Hello Chief,
You are welcome
No long thing
I just want to discuss some technical things I face as a developer. You'll read some things are wonder how I'm that stupid, just remember we are not here to debate that OK.
I am currently working a software that is partly e-commerce and fintech and here are some lessons learnt
Plan For Failure
When rolling out new features or database migrations, plan for failure. Write a script or have a way to rollback the changes to the database models or the newly deployed features. When your boss and his boss are on your neck to fix the mess, you'd get sloppier and take longer to correct the problem, if you don't end up making it worse. I deployed some changes that broke the app. Thank God a simple git reset rolled back the nonsense I deployed.
Gradual change
Don't deploy 10 features, 1 million lines of code at once. No matter how good you are, bug go dey. Say you went ahead and deployed your gigantic updates all at once, now monitoring is failing, software is now slower, some parts just don't work!. Where do you know to start from when customers are complaining bitterly and the product owner is highly worried and. Do you rollback 1 million changes (some of which are important to the business) or trace the bugs and start writing patches under duress or leave everything to God?.It happened to me and I no like am, couldn't do anything but keep writing patches and tracing why some certain things are slower and why monitoring stopped working as it should. If its small changes at a time, rollback is easier and you know where exactly to look at.
Tooling Automation
There's actually so much work to do. So automate any process that's a pattern. Installing packages, updating, tests, deployment. So it was nice having some DevOps skills. Built some CI/CD pipeline to take off some effort that would be spent doing same thing over and over again.

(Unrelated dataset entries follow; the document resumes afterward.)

static int set_overlap(rtr_ctx *c, int value) {
    NEED(c, value >= -1 && value <= 1, "overlap: -1 (automatic), 0 or 1");
    if (value == c->ov.mode && value != 0) return RTR_OK;
    if (value == 1 && c->p2p.open) return fail(c, RTR_ERR_INVALID, "option overlap cannot be switched on while the peer-to-peer exchange is open (rtr_p2p_close first)");
    DevGuard g(c->device);
    HIP_TRY(c, sync_streams(c));
    (void)collect_timing(c);
    if (value == 1 && c->opt_tail_cus > 0) {
        int ncu = 0;
        HIP_TRY(c, hipDeviceGetAttribute(&ncu, hipDeviceAttributeMultiprocessorCount, c->device));
        if (ncu != 256) return fail(c, RTR_ERR_UNSUPPORTED, "tail_cus needs the 256-CU / 8-XCD part (device has %d CUs)", ncu);
    }
    overlap_teardown(c);
    c->ov.set_mode(value);
    if (value == 0) {
        auto &o = c->frame.fs[c->frame.cur ^ 1];
        if (!(c->frame.cur == 1 && (c->p2p.open || c->p2p.red))) {
            dfree(o.dyn); dfree(o.store.ext0); dfree(o.store.meta);
            o.dyn_cap = o.pool_n = 0;
            o.nst = o.ntiles = 0;
            o.consts = rtr::StoreConsts{};
            o.parity = 0;
            o.lean_pending = false;
        }
        return RTR_OK;
    }
    if (value == 1) {
        const hipError_t e = overlap_streams(c);
        if (e != hipSuccess) {
            c->ov.set_mode(0);
            return fail(c, RTR_ERR_HIP, "option overlap: creating the front stream failed: %s", hipGetErrorString(e));
        }
    }
    return RTR_OK;
}

static bool overlap_ready(rtr_ctx *c) {
    if (overlap_streams(c) != hipSuccess) {
        (void)hipGetLastError();
        return false;
    }
    if (c->ov.mode == 1) return true;
    auto &o = c->frame.fs[c->frame.cur ^ 1];
    const std::string err = c->err;
    if (ensure_pool(c, c->frame, o, 0) != RTR_OK || ensure_store(c, c->frame, o, 0, c->front) != RTR_OK) {
        (void)hipGetLastError();
        c->err = err;
        dfree(o.dyn); dfree(o.store.ext0); dfree(o.store.meta);
        o.dyn_cap = o.pool_n = 0;
        o.nst = o.ntiles = 0;
        o.consts = rtr::StoreConsts{};
        return false;
    }
    return true;
}

static int pack_cloud(rtr_ctx *c);

int rtr_set_option(rtr_ctx *c, const char *key, int value) {
    if (!c) return RTR_ERR_INVALID;
    if (key && !strcmp(key, "debug_alloc_fail")) {
        NEED(c, value >= 0, "debug_alloc_fail must be >= 0 (0: off)");
        rtr::alloc_rule().arm(value);
        return RTR_OK;
    }
    c->ov.other_call();
    NEED(c, key != nullptr, "key is NULL");
    if (!strcmp(key, "mode")) {
        NEED(c, value == 0 || value == 1, "mode must be 0 or 1");
        c->opt_mode = value;
        c->list_valid = false;
        return RTR_OK;
    }
    if (!strcmp(key, "point_grid")) {
// ... 178 lines not shown
    else if (!strcmp(key, "nearest_chunks_skipped")) *value = c->nearest_chunks[0];
    else if (!strcmp(key, "nearest_chunks_decoded")) *value = c->nearest_chunks[1];
    else if (!strcmp(key, "nearest_k_given_us")) *value = c->nearest_k_us[0];
    else if (!strcmp(key, "nearest_k_sweep_us")) *value = c->nearest_k_us[1];
    else if (!strcmp(key, "nearest_k_pair_tests_k")) *value = c->nearest_k_tests_k;
    else if (!strcmp(key, "nearest_k_chunks_skipped")) *value = c->nearest_k_chunks[0];
    else if (!strcmp(key, "nearest_k_chunks_decoded")) *value = c->nearest_k_chunks[1];
    else if (!strcmp(key, "nearest_k_cascades_k")) *value = c->nearest_k_cascades_k;
    else if (!strcmp(key, "clusters_keys_us")) *value = c->clusters_us[0];
    else if (!strcmp(key, "clusters_sort_us")) *value = c->clusters_us[1];
    else if (!strcmp(key, "clusters_label_us")) *value = c->clusters_us[2];
    else if (!strcmp(key, "clusters_pair_tests_k")) *value = c->clusters_tests_k;
    else if (!strcmp(key, "plane_sample_us")) *value = c->plane_us[0];
    else if (!strcmp(key, "plane_count_us")) *value = c->plane_us[1];
    else if (!strcmp(key, "point_keep")) *value = c->keep_up ? 1 : 0;
    else if (!strcmp(key, "order_ratio_ppm")) *value = (int)(c->order_ratio * 1e6f);
    else if (!strcmp(key, "cull")) *value = c->opt_cull;
    else if (!strcmp(key, "point_ids")) *value = c->opt_point_ids;
    else if (!strcmp(key, "lane_test")) *value = c->opt_lane_test;
    else if (!strcmp(key, "chunk_test")) *value = c->opt_chunk_test;
    else if (!strcmp(key, "phases")) *value = c->opt_phases;
    else if (!strcmp(key, "overlap")) *value = c->ov.mode;
    else if (!strcmp(key, "overlap_active")) *value = c->ov.active ? 1 : 0;
    else if (!strcmp(key, "front_priority")) *value = c->opt_front_priority;
    else if (!strcmp(key, "lean")) *value = c->opt_lean;
    else if (!strcmp(key, "lean_identity")) *value = c->opt_lean_identity;
    else if (!strcmp(key, "lean_early")) *value = c->opt_lean_early;
    else if (!strcmp(key, "p2p_open")) *value = c->p2p.open ? 1 : 0;
    else if (!strcmp(key, "keep_soa")) *value = c->opt_keep_soa;
    else if (!strcmp(key, "pool_worst_case")) *value = c->opt_pool_worst;
    else if (!strcmp(key, "views")) *value = c->jr.views.count;
    else if (!strcmp(key, "resident_millibytes_per_point")) {
        const uint64_t nchunks = ((c->cap / 4) + 63) / 64;
        uint64_t b = (c->x ? 12 * c->cap : 0) + (c->rgba ? 4 * c->cap : 0) + nchunks * 28 +
                     (c->pk_hdr ? c->pk_bytes + (c->pk_units_cap - c->pk_units) * 32 + 64 : 0) +
                     (c->perm ? 4 * c->cap : 0) + (c->keep_up ? (c->n + 31) / 32 * 4 + nchunks * 33 + 4 : 0) +
                     (c->sel ? std::max<uint64_t>((c->n + 255) / 256, 1) * 32 + 32 : 0);
        const uint64_t npix = (uint64_t)c->W * c->H;
        for (const auto *t : {&c->frame, &c->views}) {
            for (const auto &f : t->fs) {
                b += f.dyn ? f.dyn_cap * 8 : 0;
                b += f.store.ext0 ? ((uint64_t)f.nst * rtr::kS0 + 16) * 8 + rtr::ts_meta_words(f.nst, f.ntiles) * 4 : 0;
            }
            b += t->cap ? npix * (16 + 1 + (uint64_t)t->cap * (4 + 3 + 10)) : 0;
        }
        *value = c->n ? (int)((b * 1000) / c->n > 0x7FFFFFFFull ? 0x7FFFFFFF : (b * 1000) / c->n) : 0;
// ... 1192 lines not shown
    c->W = W; c->H = H;
    if (int rc = alloc_target(c, c->frame, 1)) {
        c->W = c->H = 0;
        return rc;
    }
    return RTR_OK;
}


int rtr_clear(rtr_ctx *c) {
    if (!c) return RTR_ERR_INVALID;
    c->ov.other_call();
    if (int rc = check_frame(c)) return rc;
    DevGuard g(c->device);
    { Timed t(c, RTR_K_CLEAR); rtr::launch_clear(c->stream, c->frame.depth, c->frame.acc, (size_t)c->W * c->H); }
    return launch_check(c, "clear");
}

static bool use_tiles(const rtr_ctx *c) {
    return c->opt_mode == 1 && !c->force_atomic && rtr::tile_count(c->W, c->H) <= 4096;
}

static int bin_points(rtr_ctx *c, const float P[16], bool overlapped, bool clear_split, bool no_split = false,
                      bool lean = false) {
    c->list_valid = false;
    c->last_lean = false;
    c->p2p.occ_current = false;
    c->p2p.occ_from_scan = false;
    hipStream_t s1 = c->stream;
    if (overlapped) {
        if (!c->ov.active) {
            HIP_TRY(c, hipEventRecord(c->joined, c->stream));
            HIP_TRY(c, hipStreamWaitEvent(c->front, c->joined, 0));
        }
        c->frame.cur ^= 1;
        s1 = c->front;
        if (c->F().consumed_valid) HIP_TRY(c, hipStreamWaitEvent(c->front, c->F().consumed, 0));
    }
    if (int rc = ensure_pool(c, c->frame, c->F(), 0)) return rc;
    if (int rc = ensure_store(c, c->frame, c->F(), 0, s1)) return rc;
    auto &t = c->F().store;
    if (c->F().lean_pending && !lean) rtr::launch_lean_fold(s1, c->W, c->H, t, c->F().parity);
    c->F().lean_pending = lean;
    const bool heavy_seen = c->split_cooldown > 0 || __atomic_load_n(c->split_host, __ATOMIC_RELAXED) != 0u;
    t.fill_shift = c->opt_fill_shift >= 0 ? c->opt_fill_shift : (heavy_seen ? 4 : 1);
    if (int rc = next_seq(c, c->F(), s1)) return rc;
    bool binned_in_dispatch = false;
    {
        Timed tm(c, RTR_K_MIN_DEPTH, s1, true);
        binned_in_dispatch = (RTR_DISPATCH_EVENTS & 2) && overlapped && !tm.a && (c->n > 0 || !lean);
        rtr::launch_project_bin(s1, cloud_of(c), make_proj(P), c->W, c->H, t, c->opt_cull ? c->bounds : nullptr,
                                t1_flags(c, clear_split, no_split, lean), c->opt_phases, c->opt_xp, tm.a,
                                binned_in_dispatch ? c->F().binned : tm.b);
        c->p2p.occ_from_scan = c->p2p.open;
    }
    if (overlapped) {
        if (!binned_in_dispatch) HIP_TRY(c, hipEventRecord(c->F().binned, c->front));
        HIP_TRY(c, hipStreamWaitEvent(c->stream, c->F().binned, 0));
    }
    memcpy(c->list_P, P, sizeof c->list_P);
    c->list_valid = true;
    return RTR_OK;
}

int rtr_min_depth_pass(rtr_ctx *c, const float P[16]) {
    if (!c) return RTR_ERR_INVALID;
    c->ov.other_call();
    NEED(c, P != nullptr, "P is NULL");
    if (int rc = check_frame(c)) return rc;
    DevGuard g(c->device);
    c->list_valid = false;
    c->jr.frame.count = 0;
    if (use_tiles(c)) {
        c->frame.pool_worst = true;
        if (int rc = bin_points(c, P, false, c->p2p.whole_frame)) return rc;
        Timed t(c, RTR_K_TILE);
        rtr::launch_tile(c->stream, 1, c->W, c->H, c->F().store, c->prm.depth_window, c->frame.depth, c->frame.acc, c->frame.img,
                         (c->p2p.whole_frame ? 6 : 0) | (c->F().parity << 4), nullptr);
        mark_consumed(c);
// ... 43 lines not shown
int rtr_resolve(rtr_ctx *c) {
    if (!c) return RTR_ERR_INVALID;
    c->ov.other_call();
    if (int rc = check_frame(c)) return rc;
    DevGuard g(c->device);
    { Timed t(c, RTR_K_RESOLVE); rtr::launch_resolve(c->stream, c->frame.acc, c->frame.img, (size_t)c->W * c->H); }
    return launch_check(c, "resolve");
}

int rtr_resolve_range(rtr_ctx *c, const void *acc_dev, uint64_t first_pixel, uint64_t count) {
    if (!c) return RTR_ERR_INVALID;
    c->ov.other_call();
    if (int rc = check_frame(c)) return rc;
    const uint64_t npix = (uint64_t)c->W * c->H;
    NEED(c, first_pixel % 4 == 0 && first_pixel + count <= npix, "bad pixel range (first must be a multiple of 4)");
    if (count == 0) return RTR_OK;
    DevGuard g(c->device);
    const uint32_t *src = acc_dev ? static_cast<const uint32_t *>(acc_dev) : c->frame.acc + first_pixel * 4;
    { Timed t(c, RTR_K_RESOLVE); rtr::launch_resolve(c->stream, src, c->frame.img + first_pixel * 3, (size_t)count); }
    return launch_check(c, "resolve_range");
}

static int filter_impl(rtr_ctx *c, int pyramid_parts, const rtr::Sliced *img_slices = nullptr,
                       const uint32_t *depth_src = nullptr) {
    if (int rc = check_frame(c)) return rc;
    DevGuard g(c->device);
    if (int rc = ensure_pyramid(c)) return rc;
    {
        Timed t(c, RTR_K_FILTER);
        rtr::launch_filter(c->stream, levels_of(c, c->frame, 0), c->frame.depth, c->frame.img, c->frame.mask, c->frame.tensor, c->frame.minmax, c->frame.part_min, c->frame.part_max,
                           c->W, c->H, c->prm.filter_strength, c->prm.gradient_threshold, pyramid_parts, img_slices,
                           depth_src);
    }
    return launch_check(c, "filter");
}

int rtr_filter(rtr_ctx *c) {
    if (!c) return RTR_ERR_INVALID;
    c->ov.other_call();
    return filter_impl(c, 0);
}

Measure, Monitor and Alert
Monitoring is basically about keeping a trace on different parts of a software. So, in this project, at this moment, nothing huge is needed yet. I am able to get away with logging at their part of the software. For example, if you make a trade, I log it wether it is successfull or not, with the trade information, when your trade is approved or declined, when you initiate a withdrawal, whats the state of your wallet - before and after, etc. Because I also had a long back and forth with my partner in the course of this project about the speed of some certain process, I had to write a middleware to log every request and time taken, that way I was able to know if some processes are slow because of the backend or not, which processes are slow etc.

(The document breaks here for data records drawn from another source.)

# happyxtt/CNNs_SLFP_quantization

Measured on AMD Instinct MI355X. Metric: images/sec at batch 256, MobileNetV1 SLFP<3,4> ImageNet-224; % HBM roofline, higher is better.
Workload: dtype f32 (1x1 contraction: fp16 MFMA operands, f32 accumulate); 1 GPU; mobilenetv1_imagenet224: all 27 Conv2d_Q layers, SLFP<3,4> Qbits=8, NHWC, batch 256 per GPU as 2 concurrent image groups of 128 on 2 HIP streams, inputs resident in HBM; batch_per_gpu=256, global_batch=256, parallelism=batch-sharded x1, one-time RCCL broadcast of the u8 weight codes, pointwise_mfma=pw_mfma_f16x1

## Files before the change

cnns_slfp_quantization_amd/_lib.py:

```python
import ctypes
import os

_HERE = os.path.dirname(os.path.abspath(__file__))
LIB_PATH = os.path.join(_HERE, "libslfp_hip.so")

OK, ERR_BAD_ARG, ERR_SHAPE, ERR_UNSUPPORTED, ERR_ALIGNMENT, ERR_HIP = 0, -1, -2, -3, -4, -5
FMT_ACT8, FMT_W8, FMT_SFP7, FMT_EXT = 0, 1, 2, 4
LAYOUT_NCHW, LAYOUT_NHWC = 0, 1
MFMA_DEFAULT, MFMA_F16X1, MFMA_F16X3 = 0, 1, 3
OPT_SGD, OPT_DSGD, OPT_SSGD = 0, 1, 2

SYMBOLS = (
    "slfp_version", "slfp_last_error", "slfp_device_count",
    "slfp_encode_f32", "slfp_decode_f32", "slfp_quantize_f32", "slfp_quantize_layerout_f32", "slfp_absmax_f32",
    "slfp_conv2d_out_shape", "slfp_conv2d_kernel_name", "slfp_conv2d_wprep_bytes",
    "slfp_conv2d_prepare_weights", "slfp_conv2d_prepare_weights_codes", "slfp_conv2d_workspace_bytes", "slfp_conv2d_fwd", "slfp_conv2d_fwd_post",
    "slfp_linear_workspace_bytes", "slfp_linear_fwd", "slfp_linear_prepare_weights", "slfp_linear_fwd_prepared",
    "slfp_nchw_to_nhwc_f32", "slfp_nhwc_to_nchw_f32", "slfp_debug_div_mismatches",
    "slfp_debug_enc_mismatches", "slfp_enc_table_ok", "slfp_dwpw_supported", "slfp_dwpw_fwd",
    "slfp_conv2d_codes_supported", "slfp_conv2d_fwd_codes", "slfp_conv2d_fwd_codes_ws", "slfp_maxpool2d_codes", "slfp_debug_code_mismatches", "slfp_debug_reload_switches",
    "slfp_debug_enc_hl_mismatches", "slfp_sgd_step_f32",
    "slfp_conv2d_bwd_supported", "slfp_conv2d_bwd_kernel_name", "slfp_conv2d_bwd_workspace_bytes", "slfp_conv2d_bwd",
)


class ConvDesc(ctypes.Structure):
    _fields_ = [
        ("n", ctypes.c_int64), ("c_in", ctypes.c_int64), ("h", ctypes.c_int64), ("w", ctypes.c_int64),
        ("c_out", ctypes.c_int64), ("kh", ctypes.c_int64), ("kw", ctypes.c_int64),
        ("stride_h", ctypes.c_int32), ("stride_w", ctypes.c_int32), ("pad_h", ctypes.c_int32),
        ("pad_w", ctypes.c_int32), ("dil_h", ctypes.c_int32), ("dil_w", ctypes.c_int32),
        ("groups", ctypes.c_int32), ("x_layout", ctypes.c_int32), ("y_layout", ctypes.c_int32),
        ("qbits", ctypes.c_int32), ("ka", ctypes.c_float), ("kw_scale", ctypes.c_float),
        ("mfma_passes", ctypes.c_int32), ("reserved", ctypes.c_int32),
    ]
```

Alerting is the responsive component of a monitoring system that performs actions based on changes in metric values. Some metrics were being monitored and alerts are sent to notify the developers and product owner. Some of these alerts are CPU, Memory, Disk space, bug, failures.
One major thing I had to do was on backward compatibility. But I want to get back to work now. So, I might discuss that later.
So, Bye.
See you when next I decide to write.